Can'tGiveUp Posted October 13, 2006 Posted October 13, 2006 I am taking the blame, just not all of it. Like it or not. My situation is not going to change anytime soon. I will deal with his W if that time ever comes. I will have no choice. But i know that she won't just blame me for this A, he is very much involved as well. I agree with you, but that still isn't going to make me change my mind. I love him, he loves me, and it's possible we may be together some day. Life sucks sometimes, and some realize the man they married isn't the man they thought he was. Yes, i accepted his offer and fell in love. He and I are both to blame, but i refuse to take it all. I didn't rape him tonight!! He was very much a willing party. Enough said, because i'm not going to get into a p*ssing match that will lead nowhere. You will not receive anymore insight from me, and i will receive none from you. My mind is made up, and i'm going to stay right where i am until i've had enough, which may be never. Just in case you need to hear it...bravo and good luck! BTW - that is support...she didn't ask for any advice...I didn't offer any.

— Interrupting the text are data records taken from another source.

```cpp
static bool gemm_can_fuse_layernorm(int M, int N, int K) {
    return kwave16_enabled() && M > 8 && M <= 128 && gemm_takes_kwave(M, N, K) && ksplit_tile(M, N, K).tm == 0 &&
           (K == 384 || K == 512 || K == 768 || K == 1024 || K == 1280);
}
static std::atomic<int> g_prefill_ln_fuse{-1};
void x3_refresh_env_switches();
void refresh_env_switches() {
    g_prefill_ln_fuse.store(-1, std::memory_order_relaxed);
    x3_refresh_env_switches();
}
bool gemm_fuses_layernorm(int M, int N, int K) {
    int on = g_prefill_ln_fuse.load(std::memory_order_relaxed);
    if (on < 0) {
        const char* e = getenv("WLK_PREFILL_LN_FUSE");
        on = e && e[0] == '1';
        g_prefill_ln_fuse.store(on, std::memory_order_relaxed);
    }
    return on && gemm_can_fuse_layernorm(M, N, K);
}

void launch_gemm(const LaunchCtx& ctx, const GemmArgs& g, const char* tag) {
    if (g.M <= 0 || g.N <= 0) return;
    if (g.K % 4 != 0 || g.lda % 4 != 0) throw std::invalid_argument("gemm: K and lda must be multiples of 4");
    if ((((long)g.M - 1) * g.lda + g.K) * 4 >= (1L << 31) || (long)g.N * g.K * 4 >= (1L << 31))
// ... 728 lines not shown
```

Measured before the change: 200.8 audio_s/s.

## Add 48-query 12-wave X3 encoder attention kernel and use ds_read immediate offsets

Adds an alternative encoder attention kernel that tiles 48 query rows over 12 waves. It splits keys four ways within a workgroup, double-buffers V, and merges the partial softmax results in LDS. The kernel is selectable via an environment variable or a CU-count heuristic, to improve workgroup-to-CU balance. The existing kernel now encodes LDS read offsets as instruction immediates instead of keeping 24 precomputed address registers, which reduces VGPR pressure. Diagnostics for batched attention and the query-row heuristic are added.

```diff
diff --git a/include/wlk_hip.h b/include/wlk_hip.h
--- a/include/wlk_hip.h
+++ b/include/wlk_hip.h
@@ -24,6 +24,7 @@
 const char* wlk_last_error(void);
 int wlk_abi_version(void);
 int wlk_device_count(void);
+int wlk_diag_x3_attn_query_rows(int t, int n_head, int n_cu);
 
 int wlk_arena_floats(const wlk_dims* dims, uint64_t* n_floats);
 int wlk_tensor_lookup(const wlk_dims* dims, const char* packed_name, uint64_t* offset_floats,
@@ -234,6 +235,7 @@
 int wlk_diag_linear_x3_time(int m, int n, int k, int flags, int reps, float* us_per_launch);
 int wlk_diag_layernorm_x3(const float* x, const float* gamma, const float* beta, int rows, int d, float* y);
 int wlk_diag_encoder_attention_x3(const float* qkv, int t, int d, int n_head, float* out);
+int wlk_diag_encoder_attention_x3_batch(const float* qkv, int batch, int t, int d, int n_head, int x3_out, int batched, void* out);
 int wlk_diag_encoder_attention_x3_time(int t, int d, int n_head, int reps, float* us_per_launch);
 int wlk_diag_qkv_x3_attention(const float* x, const float* w, const float* bias, int t, int d, int n_head, float scale,
                               float* out_epilogue, float* out_packed);
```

stillhere Posted October 13, 2006 Posted October 13, 2006 Just in case you need to hear it...bravo and good luck! BTW - that is support...she didn't ask for any advice...I didn't offer any. Thank you!! There used to be some pretty amazing women on here that offered some very useful support, but they got kicked off because they felt the need to defend themselves. I could care less what these BS think of me. I'm not the one with their H. Deal with him and his OW, because i'm not listening!!! I know it's a selfish and at times, childish, way to deal with things, but i'm a big girl and i can take care of myself. I'm going to do what i want, when i want, and some crazed lunatic with nothing better to do than throw out random and insulting remarks at me, will not make me change my mind and stop doing what i'm doing. Maybe the BS's out there who want to make their M's work, should be spending quality time with their H, and not sitting on the computer attacking every OW that wanders across their path. If they put as much effort into their H, as they do hatred towards complete strangers, maybe they would be much happier in their own lives.

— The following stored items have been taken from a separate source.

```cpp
template <class S, int AMODE, int BMODE, int NW, int TS, int ONESHOT = 0, bool EXT = false, int PARTS = 0, bool STAG = false>
__device__ __forceinline__ void gemm_small_body(const SmallArgsT<S>& g, const int bid, const long bz, S* ext_lds = nullptr,
                                                const int tid_in = -1) {
  constexpr int ES = (int)sizeof(S);
  static_assert(ES == 4 || TS == 16, "the fp64 matrix instruction is 16x16x4");
  constexpr int KG = (TS == 32) ? 2 : 4;
  constexpr int NR = (TS == 32) ? 16 : 4;
  constexpr int CK = 4 * KG;
  typedef S accv __attribute__((ext_vector_type(NR)));
  S (*red)[NR][64];
  S (*rsum)[64];
  S* dzs;
  if constexpr (EXT) {
    red = reinterpret_cast<S (*)[NR][64]>(ext_lds);
    rsum = reinterpret_cast<S (*)[64]>(ext_lds + NW * NR * 64);
    dzs = ext_lds + NW * NR * 64 + NW * 64;
  } else {
    __shared__ S red_s[NW][NR][64];
    __shared__ S rsum_s[NW][64];
    __shared__ S dzs_s[TS == 16 ? 16 * 17 : 1];
    red = red_s;
    rsum = rsum_s;
    dzs = dzs_s;
  }
  const int tid = tid_in >= 0 ? tid_in : (int)threadIdx.x, lane = tid & 63, wave = tid >> 6;
  const int l31 = lane & (TS - 1), half = lane / TS;
#ifdef TOPS_AB_KNOBS
  const bool stamp_on = g.dbg && bid == 0 && tid == 0;
#endif
  SM_STAMP(0);
  int tile_m, tile_n;
  tile_of(g, bid, tile_m, tile_n);
  const long m = (long)tile_m * TS + l31, n = (long)tile_n * TS + l31;
// ... 204 lines not shown
    }
  }
#pragma unroll
  for (int r = 0; r < NR; ++r) red[wave][r][lane] = acc[r];
  rsum[wave][lane] = asum;
  SM_STAMP(4);
  __syncthreads();
  SM_STAMP(5);
  if (g.rowsum && tile_n == 0 && wave == 0 && lane < TS) {
    S v = S(0);
#pragma unroll
    for (int w = 0; w < NW; ++w)
#pragma unroll
      for (int q = 0; q < KG; ++q) v += rsum[w][lane + q * TS];
    const long row = (long)tile_m * TS + lane;
    if (row < g.M) g.rowsum[bz * g.M + row] = g.rowsum_acc ? g.rowsum_in[bz * g.M + row] + g.rowsum_alpha * v : v;
  }
#pragma unroll
  for (int i = 0; i < NRW; ++i) {
    const int r = wave + i * NW;
    if (r >= NR) break;
    S v = S(0);
#pragma unroll
    for (int w = 0; w < NW; ++w) v += red[w][r][lane];
    const int lrow = (TS == 32) ? (r & 3) + 8 * (r >> 2) + 4 * half : row16(half, r);
    const long row = (long)tile_m * TS + lrow;
    const long col = (long)tile_n * TS + l31;
    if constexpr (TS == 16) {
      if (g.loss_rows) {
        const bool valid = row < g.M && col < g.N;
        v = v * g.alpha + pf_bias;
        const S t = valid ? g.target[row * g.c_sm + col] : S(0);
        auto sum16 = [](S x) {
#pragma unroll
          for (int off = 8; off > 0; off >>= 1) x += __shfl_xor(x, off, 64);
          return x;
        };
        S out, l;
        if (g.loss_rows == 1) {
          S mx = valid ? v : S(-INFINITY);
#pragma unroll
          for (int off = 8; off > 0; off >>= 1) mx = max_s(mx, __shfl_xor(mx, off, 64));
          const S e = valid ? exp_s(v - mx) : S(0);
          const S se = sum16(e), sy = sum16(t);
          const S pr = e / se;
          out = pr * sy - t;
          l = valid ? -t * log_s(pr) : S(0);
        } else {
          const S sg = S(1) / (S(1) + exp_s(-v));
          const S e = t - sg;
          out = S(-2) * e * sg * (S(1) - sg);
          l = valid ? e * e : S(0);
        }
        if (valid) Cb[row * g.c_sm + col] = out;
        if (g.tail_out) dzs[lrow * 17 + l31] = valid ? out : S(0);
        if (g.loss_out) {
          l = sum16(l);
          if (l31 == 0 && row < g.M) g.loss_out[row] = l;
        }
        continue;
      }
    }
    if (row < g.M && col < g.N) {
      v *= g.alpha;
      if (Ci) v += g.beta * pf_ci[i];
      v += pf_bias;
      if (g.act == 1) v = S(1) / (S(1) + exp_s(-v));
      else if (g.act == 2) v = tanh_s(v);
      if (Hd) {
        const S h = pf_hd[i];
        v *= g.dact_kind ? S(1) - h * h : h * (S(1) - h);
      }
      Cb[row * g.c_sm + col] = v;
    }
  }
// ... 12 lines not shown
#pragma unroll
      for (int st = 0; st < 4; ++st) {
        if (4 * st < g.N) {
          const S a = dzs[l15 * 17 + 4 * st + kg];
#pragma unroll
          for (int u = 0; u < 2; ++u) {
            if constexpr (ES == 8) acc2[u] = __builtin_amdgcn_mfma_f64_16x16x4f64(a, tl_bw[u][st], acc2[u], 0, 0, 0);
            else acc2[u] = __builtin_amdgcn_mfma_f32_16x16x4f32(a, tl_bw[u][st], acc2[u], 0, 0, 0);
          }
        }
      }
#pragma unroll
      for (int u = 0; u < 2; ++u) {
        const int t = wave + u * NW;
        const long col = (long)t * 16 + l15;
#pragma unroll
        for (int r = 0; r < 4; ++r) {
          const long row = (long)tile_m * 16 + row16(kg, r);
          if (t < ntiles && row < g.M && col < g.tail_n)
            g.tail_out[row * g.tail_n + col] = acc2[u][r] * tl_hv[u][r] * (S(1) - tl_hv[u][r]);
        }
      }
      SM_STAMP(7);
    }
  }
#ifdef TOPS_AB_KNOBS
  if (stamp_on) { __builtin_amdgcn_s_waitcnt(0); SM_STAMP(8); }
#endif
}

template <class S, int AMODE, int BMODE, int NW, int TS, int ONESHOT = 0>
__global__ __launch_bounds__(NW * 64) void gemm_small_kernel(SmallArgsT<S> g) {
  gemm_small_body<S, AMODE, BMODE, NW, TS, ONESHOT>(g, (int)blockIdx.x, (long)blockIdx.z);
}

template <class S, int A1, int B1, int NW1, int TS1, int OS1, int A2, int B2, int NW2, int TS2, int OS2, int P1 = 0, bool STAG1 = false>
__global__ __launch_bounds__((NW1 > NW2 ? NW1 : NW2) * 64) void gemm_small_pair_kernel(SmallArgsT<S> g1,
                                                                                         SmallArgsT<S> g2, int n1) {
  if ((int)blockIdx.x < n1) {
    if (NW1 < NW2 && (int)(threadIdx.x >> 6) >= NW1) return;
    gemm_small_body<S, A1, B1, NW1, TS1, OS1, false, P1, STAG1>(g1, (int)blockIdx.x, 0);
  } else {
    if (NW2 < NW1 && (int)(threadIdx.x >> 6) >= NW2) return;
    gemm_small_body<S, A2, B2, NW2, TS2, OS2>(g2, (int)blockIdx.x - n1, 0);
  }
}

struct ChainSync {
  unsigned* ctr;
  int* status;
  long long timeout;
  int dev;
};

__device__ __forceinline__ bool chain_barrier(const ChainSync& cs, int which, unsigned epoch) {
  __shared__ int ok;
  if (cs.dev == 1) {
    __syncthreads();
    return true;
  }
  if (cs.dev != 2) __builtin_amdgcn_fence(__ATOMIC_RELEASE, "agent");
  if (threadIdx.x == 0) ok = 1;
  __syncthreads();
  unsigned* flags = cs.ctr + which * 256;
  if (threadIdx.x == 0) __hip_atomic_store(flags + blockIdx.x, epoch, __ATOMIC_RELEASE, __HIP_MEMORY_SCOPE_AGENT);
  if (threadIdx.x < gridDim.x) {
// ... 433 lines not shown
}

template <class S>
static void launch_small_t(const GemmProblem& p, hipStream_t s) {
  constexpr bool F64 = sizeof(S) == 8;
  SmallArgsT<S> g;
  const SmallPlan c = plan_small<S>(p, g);
#ifdef TOPS_AB_KNOBS
  if (g.loss_rows) g.dbg = small_stamps(2);
#endif
  const int amode = c.amode, bmode = c.bmode;
  if constexpr (F64) {
    if (c.f64_t32) {
      const int tiles_m = (int)((p.M + 31) / 32);
      dim3 grid(tiles_m * g.tiles_n, 1, (unsigned)p.batch), block(c.nw * 64);
#define TOPS_F64_T32(AM, BM)                                                                              \
  switch (c.nw * 10 + c.os) {                                                                             \
    case 22: launch_k((gemm_small_f64_t32_kernel<AM, BM, 2, 2>), grid, block, 0, s, g); break;  \
    case 42: launch_k((gemm_small_f64_t32_kernel<AM, BM, 4, 2>), grid, block, 0, s, g); break;  \
    default: launch_k((gemm_small_f64_t32_kernel<AM, BM, 8, 1>), grid, block, 0, s, g); break;  \
  }
      switch (amode * 2 + bmode) {
        case 0: TOPS_F64_T32(0, 0) break;
        case 1: TOPS_F64_T32(0, 1) break;
        case 2: TOPS_F64_T32(1, 0) break;
        default: TOPS_F64_T32(1, 1) break;
      }
#undef TOPS_F64_T32
      TO_HIP(hipGetLastError());
      count_launch();
      return;
    }
  }
  if (c.os == 8 && c.nw == 16) {
    if constexpr (!F64) launch_nw<S, 16, 32, 8>(g, p, amode, bmode, s);
  } else if (c.os == 8) {
    launch_nw<S, 8, 16, 8>(g, p, amode, bmode, s);
  } else if (c.ts == 16) {
    switch (c.nw) {
      case 1: launch_nw<S, 1, 16>(g, p, amode, bmode, s); break;
      case 2: launch_nw<S, 2, 16>(g, p, amode, bmode, s); break;
      case 4: launch_nw<S, 4, 16>(g, p, amode, bmode, s); break;
      default: launch_nw<S, 8, 16>(g, p, amode, bmode, s); break;
    }
  } else {
    if constexpr (!F64) {
      switch (c.nw) {
        case 1: launch_nw<S, 1, 32>(g, p, amode, bmode, s); break;
        case 2: launch_nw<S, 2, 32>(g, p, amode, bmode, s); break;
        case 4: launch_nw<S, 4, 32>(g, p, amode, bmode, s); break;
        default: launch_nw<S, 8, 32>(g, p, amode, bmode, s); break;
      }
    }
  }
  TO_HIP(hipGetLastError());
  count_launch();
}

static int* g_chain_status = nullptr;

bool launch_gemm_small_chain(const GemmProblem& pa, const GemmProblem& pb, const GemmProblem& pc1, const GemmProblem& pc2,
                             hipStream_t s) {
  static const int enable = [] { const char* e = ab_getenv("TOPS_STEP_CHAIN"); return e ? atoi(e) : 0; }();
  if (!enable) return false;
  const GemmProblem* ps[4] = {&pa, &pb, &pc1, &pc2};
  for (const GemmProblem* p : ps)
    if (p->dtype != TO_F32 || p->batch != 1 || !gemm_small_can(*p)) return false;
// ... 146 lines not shown
    launch_gemm_t32(p, s);
    return;
  }
  if (p.dtype == TO_F64) launch_small_t<double>(p, s);
  else launch_small_t<float>(p, s);
}

constexpr int SMALL_PAIR_PARTS = 8;
constexpr bool SMALL_PAIR_STAG = false;

bool launch_gemm_small_pair(const GemmProblem& p1, const GemmProblem& p2, hipStream_t s) {
  static const int enable = [] { const char* e = ab_getenv("TOPS_SMALL_PAIR"); return e ? atoi(e) : 1; }();
  if (!enable || p1.dtype != p2.dtype || p1.batch != 1 || p2.batch != 1) return false;
  if (launch_gemm_t32_pair(p1, p2, s)) return true;
  if (!gemm_small_can(p1) || !gemm_small_can(p2)) return false;
  if (p1.dtype == TO_F64) {
    SmallArgsT<double> g1, g2;
    const SmallPlan c1 = plan_small<double>(p1, g1), c2 = plan_small<double>(p2, g2);
    if (!(c1.f64_t32 && c1.nw == 8 && c1.os == 1 && c1.amode == 1 && c1.bmode == 0)) return false;
    if (!(!c2.f64_t32 && c2.ts == 16 && c2.nw == 8 && c2.os == 8 && c2.amode == 1 && c2.bmode == 0)) return false;
    if (g1.loss_rows || g2.loss_rows) return false;
    const int n1 = (int)((p1.M + 31) / 32) * g1.tiles_n, n2 = (int)((p2.M + 15) / 16) * g2.tiles_n;
    launch_k((gemm_small_pair_f64_kernel<1, 0, 1, 0>), dim3(n1 + n2), dim3(512), 0, s, g1, g2, n1);
    TO_HIP(hipGetLastError());
    count_launch();
    return true;
  }
  SmallArgsT<float> g1, g2;
  const SmallPlan c1 = plan_small<float>(p1, g1), c2 = plan_small<float>(p2, g2);
#ifdef TOPS_AB_KNOBS
  g1.dbg = small_stamps(1);
  g2.dbg = small_stamps(3);
#endif
  if (!(c1.ts == 32 && c1.nw == 16 && c1.os == 8 && c1.amode == 1 && c1.bmode == 0)) return false;
  if (!(c2.ts == 16 && c2.nw == 8 && c2.os == 8 && c2.amode == 1 && c2.bmode == 0)) return false;
  if (g1.loss_rows || g2.loss_rows) return false;
  const int n1 = (int)((p1.M + 31) / 32) * g1.tiles_n, n2 = (int)((p2.M + 15) / 16) * g2.tiles_n;
  dim3 grid(n1 + n2), block(1024);
#define TOPS_PAIR(P, ST) launch_k((gemm_small_pair_kernel<float, 1, 0, 16, 32, 8, 1, 0, 8, 16, 8, P, ST>), grid, block, 0, s, g1, g2, n1)
#ifdef TOPS_AB_KNOBS
  static const int parts = [] { const char* e = ab_getenv("TOPS_SMALL_PARTS"); return e ? atoi(e) : SMALL_PAIR_PARTS; }();
  static const int stag = [] { const char* e = ab_getenv("TOPS_SMALL_STAGGER"); return e ? atoi(e) : (int)SMALL_PAIR_STAG; }();
  switch (parts * 2 + (stag ? 1 : 0)) {
    case 0: TOPS_PAIR(0, false); break;
    case 2: TOPS_PAIR(1, false); break;
    case 3: TOPS_PAIR(1, true); break;
    case 4: TOPS_PAIR(2, false); break;
    case 5: TOPS_PAIR(2, true); break;
    case 8: TOPS_PAIR(4, false); break;
    case 9: TOPS_PAIR(4, true); break;
    case 16: TOPS_PAIR(8, false); break;
    case 17: TOPS_PAIR(8, true); break;
    default: TO_CHECK(false, TO_ERR_ARG, "TOPS_SMALL_PARTS is 0, 1, 2, 4 or 8 (TOPS_SMALL_STAGGER needs parts >= 1)");
  }
#else
  TOPS_PAIR(SMALL_PAIR_PARTS, SMALL_PAIR_STAG);
#endif
#undef TOPS_PAIR
  TO_HIP(hipGetLastError());
  count_launch();
  return true;
}

}
```

tensor-ops_amd/csrc/gemm_t32.hip:

```cpp
#include <cstdio>
#include <type_traits>

#include "common.hpp"

namespace to {

typedef float f32x16 __attribute__((ext_vector_type(16)));
typedef float f32x4 __attribute__((ext_vector_type(4)));

struct T32Args {
  const float* A;
  const float* B;
  float* C;
  const float* Cin;
  const float* bias;
  const float* dact;
  float* rowsum;
  const float* rowsum_in;
  unsigned long long* dbg;
  long a_sx, b_sx;
  long c_sm;
  int M, N, K;
  int tiles_m, tiles_n;
  int gm, gn;
  int act, dact_kind;
  int rowsum_acc;
  int pd;
  float alpha, beta;
  float rowsum_alpha;
};

__device__ __attribute__((aligned(16))) float g_t32_zero[4] = {0.f, 0.f, 0.f, 0.f};

constexpr int T32_BK = 32, T32_NS = 2, T32_NW = 4;
constexpr int T32_CTR = 4096;
constexpr int T32_STAGE = 2 * 32 * T32_BK;
constexpr int T32_WAVE = T32_NS * T32_STAGE;

__device__ __forceinline__ bool t32_tile_of(int tiles_m, int tiles_n, int gm, int gn, int bid, int& tm, int& tn) {
  const int x = bid & 7, local = bid >> 3, xm = x / gn, xn = x - xm * gn;
  const int r0 = tiles_m * xm / gm, r1 = tiles_m * (xm + 1) / gm, c0 = tiles_n * xn / gn, c1 = tiles_n * (xn + 1) / gn;
  const int w = c1 - c0;
  if (w <= 0 || local >= (r1 - r0) * w) return false;
  tm = r0 + local / w;
  tn = c0 + local - (local / w) * w;
  return true;
}
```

GreenEyedLady Posted October 13, 2006 Posted October 13, 2006 Just in case you need to hear it...bravo and good luck! BTW - that is support...she didn't ask for any advice...I didn't offer any. That is what we are here for...support...not us vs. them...or vice versa... BTW SH: sounds like you had a good night...
stillhere Posted October 13, 2006 Posted October 13, 2006 That is what we are here for...support...not us vs. them...or vice versa... BTW SH: sounds like you had a good night... I sure did!!!
stillhere Posted October 13, 2006 Posted October 13, 2006 Oh, and speaking of support............BUNSET, if you are reading this, PM me. LNF told me that you are having a hard time and i can't get into our other site for some reason. I'm here for you girl!!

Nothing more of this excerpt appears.